Here is a complete file for people wanting to play with it :
public class Blah {
interface Extractor<RETURN_TYPE> {
public <U extends Enum<U>> RETURN_TYPE extractEnum(final Class<U> enumType);
}
public static <RETURN_TYPE> RETURN_TYPE extractField(final Extractor<RETURN_TYPE> extractor, final Field field) {
final Class<?> type = field.getType();
if (type.isEnum())
return extractor.extractEnum(/* error here*/type.asSubclass(Enum.class));
throw new RuntimeException("the rest of the visitor is not necessary here");
}
public static Integer extractField(final Extractor<Integer> extractor, final Field field) {
final Class<?> type = field.getType();
if (type.isEnum())
return extractor.extractEnum(type.asSubclass(Enum.class));
throw new RuntimeException("the rest of the visitor is not necessary here");
}
}
thanks in advance,
Nico
I would not be surprised if this is a bug in your compiler, actually. Through serious use of generics (the kind of thing you're doing, combining parameterised methods, bounded wildcards and other "advanced" uses of generics) I've encountered two or three issues in the last year in javac (annoyingly, the same unit often compiled fine in the IDE).
In your case I'm fairly sure it's a bug, since the part that the compiler is complaining about is that extractor.extractEnum is returning an Object rather than a RETURN_TYPE. And regardless of what crazy inference it does with your enum method arguments... it knows from the type signature that the Extractor is an Extractor<RETURN_TYPE>, so you should always be able to say return extractor.extractEnum(...);.
The damning evidence is that even if you call the method with a null argument (thus completely removing any potential complications from the enum generics in the argument), the compiler still complains. In particular, it now says that it thinks the return type from the Extractor is U<RETURN_TYPE> which is clearly rubbish.
In general the solution to working around these issues is throwing in some explicit casts. Is the compiler happy if you cast the output of extractEnum to RETURN_TYPE? Edit: no, it's really not - it complains that U<RETURN_TYPE> and RETURN_TYPE are inconvertible - eep...
If you're using a recent 1.6 compiler, I suggest you report this to Sun as this is quite a big problem with javac. Here's a very short test case that exercises it:
public class Test {
interface Sub<O> {
public <I extends Enum<I>> O method(final Class<I> enumType);
}
public static <O> O go(final Sub<O> sub) {
return sub.method(null);
}
}
P.S. it's general convention to use a single uppercase letter to designate generic type parameters. I'm not going to say "I'm right, you're wrong", but bear in mind that I found your code much harder to read and follow than if you had used Extractor instead. (And judging by Hemal's phrasing of his answer it's the same for him too.)

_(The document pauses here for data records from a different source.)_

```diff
@@ -319,7 +387,7 @@
     constexpr int I = decltype(i_c)::value;
     if (LOAD != 0) tw_dma_piece<I * 1024 - MID>(dsrc, dma_lane);
   };
-  issue_tap(0);
+  if (!TRIM) issue_tap(0);
   issue_tap(1);
   if (STREAM) {
     open_tap(2);
@@ -356,6 +424,7 @@
   epilogue(c1);
   if (TW_STRIP & 32) { asm volatile("s_waitcnt vmcnt(0)" ::: "memory"); return; }
   if (STREAM) asm volatile("s_waitcnt vmcnt(%0)" ::"n"(PIECES + LOAD) : "memory");
+  else if (TRIM) asm volatile("s_waitcnt vmcnt(%0)" ::"n"(LOAD != 0 && !(TW_STRIP & 4) ? PIECES : 0) : "memory");
   else asm volatile("s_waitcnt vmcnt(0)" ::: "memory");
   __syncthreads();
 
@@ -418,9 +487,11 @@
     constexpr int MODE = decltype(mode_c)::value, B = decltype(buf_c)::value, KSN = decltype(ksn_c)::value;
     constexpr bool BIAS = decltype(bias_c)::value != 0;
     constexpr int N = B ^ 1, Q = decltype(q_c)::value;
+    constexpr bool VQ = TRIM && MODE == 1;
+    if (MODE == 2) return;
     if (!(TW_STRIP & 2)) {
 #pragma unroll
-      for (int ct = 0; ct < CT; ++ct) fa[N][ct] = *reinterpret_cast<const t_u32x4 *>(wslot + ct * 4096 + KSN * 512);
+      for (int ct = 0; ct < (VQ ? 1 : CT); ++ct) fa[N][ct] = *reinterpret_cast<const t_u32x4 *>(wslot + ct * 4096 + KSN * 512);
       fb[N][0] = *reinterpret_cast<const t_u32x4 *>(bptr(0) + KSN * 512);
     }
     __builtin_amdgcn_sched_barrier(0);
@@ -435,7 +506,7 @@
       } else if (MODE == 0) {
 #pragma unroll
         for (int ct = 0; ct < CT; ++ct) acc[mt][ct] = M16<DT>::mfma(fa[B][ct], fb[B][mt], BIAS ? b4[ct] : acc[mt][ct]);
-      } else if (NW == 4 || vactive) {
+      } else if (VQ || NW == 4 || vactive) {
         acc[mt][0] = M16<DT>::mfma(fa[B][0], fb[B][mt], BIAS ? b4[0] : acc[mt][0]);
       }
       __builtin_amdgcn_sched_barrier(0);
@@ -456,6 +527,9 @@
   };
   const unsigned char *usrc = g.Wt + (size_t)TW_TAP + lw * DMA_PER_WAVE;
   const uint32_t udst = (uint32_t)__builtin_amdgcn_readfirstlane(TW_RING + lw * DMA_PER_WAVE);
+  auto sgpr = [](uint32_t v) { return (uint32_t)__builtin_amdgcn_readfirstlane(v); };
+  const int vtap0 = 9 * g.L;
+  const uint32_t vback = (uint32_t)__builtin_amdgcn_readfirstlane(lw * (DMA_PER_WAVE - 2048));
   auto tap_u = [&](auto mode_c, auto x_c, const t_f32x4 *b4, const int dy, const int cb_next) {
     constexpr int X = decltype(x_c)::value;
     if (STAG == 2) {
@@ -476,7 +550,14 @@
       TW_STAMP(gt, 4);
       if (LOAD != 0 && !(TW_STRIP & 4)) {
         usrc += TW_TAP;
-        tw_dma_8k(usrc, dma_lane, udst + ((X + 2) % 3) * TW_TAP);
+        const int T = gt + 2;
+        if (!TRIM) {
+          tw_dma_8k(usrc, dma_lane, udst + ((X + 2) % 3) * TW_TAP);
+        } else if (T >= vtap0 && T < vtap0 + 9) {
+          tw_dma_2k(usrc - vback, dma_lane, sgpr(udst - vback + ((X + 2) % 3) * TW_TAP));
+        } else if (T < total) {
+          tw_dma_8k(usrc, dma_lane, sgpr(udst + ((X + 2) % 3) * TW_TAP));
+        }
       }
       TW_STAMP(gt, 5);
     }
@@ -580,7 +661,13 @@
   }
   float vpart = 0.f;
   {
-    run_layer(c1, g.L, cb16, cb64);
+    if (!TRIM || vactive) run_layer(c1, g.L, cb16, cb64);
+    else run_layer(c2, g.L, cb16, cb64);
+    if (TRIM) {
+#pragma unroll
+      for (int ct = 0; ct < CT; ++ct) fa[0][ct] = *reinterpret_cast<const t_u32x4 *>(wslot + ct * 4096);
+      load_b0();
+    }
 #pragma unroll
     for (int mt = 0; mt < MT; ++mt) {
       const int r = rbase + 16 * mt;
@@ -633,10 +720,10 @@
   }
 }
 
-template <int DT, bool TU>
+template <int DT, bool TU, bool TRIM = false>
 __global__ void __launch_bounds__(512, 2) k_towerc(TowerArgs g) {
-  if (__builtin_amdgcn_readfirstlane(threadIdx.x >> 6) < 4) tw_body<DT, TWC_LOADER_TILES, false, 8, 2, true, TU>(g);
-  else tw_body<DT, 13 - TWC_LOADER_TILES, false, 8, 0, true, TU>(g);
+  if (__builtin_amdgcn_readfirstlane(threadIdx.x >> 6) < 4) tw_body<DT, TWC_LOADER_TILES, false, 8, 2, true, TU, TRIM>(g);
+  else tw_body<DT, 13 - TWC_LOADER_TILES, false, 8, 0, true, TU, TRIM>(g);
 }
 
 __global__ void __launch_bounds__(256) k_tower_prep(const uint16_t *W, unsigned char *out, int taps, int cin) {
```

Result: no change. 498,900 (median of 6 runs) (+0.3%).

I haven't been able to infer the original problem.
Am I correct that Extractor.extract has two type parameters, U which must be an Enum and T which is an arbitrary type? In the generic call, VV is both T and U? If U is VV than the parameter has to be Class<VV>, not Class<Enum>. The following compiles for me, but as you can see the generic method needs to be provides instance of Class<VV>
class Outer {
static class Extractor<T> {
public <U extends Enum<U>> T extract(final Class<U> lala) {
return null;
}
// two type parameters, T and U
// U must be an enum
// T is arbitrary class
}
static <VV extends Enum<VV>> VV extract(final Extractor<VV> extractor, Class<VV> vvClass) {
final Class<?> type = null;
return extractor.extract(vvClass);
// Outer.extract returns VV
// T -> VV
// it seems VV is also U
}
}
Looks like your Field.getType( ) will only return a generic Class. Because you will try to put a type with already erased type information this function will have to emit an "unchecked" warning, and ALL type information on generic interface WILL get erased.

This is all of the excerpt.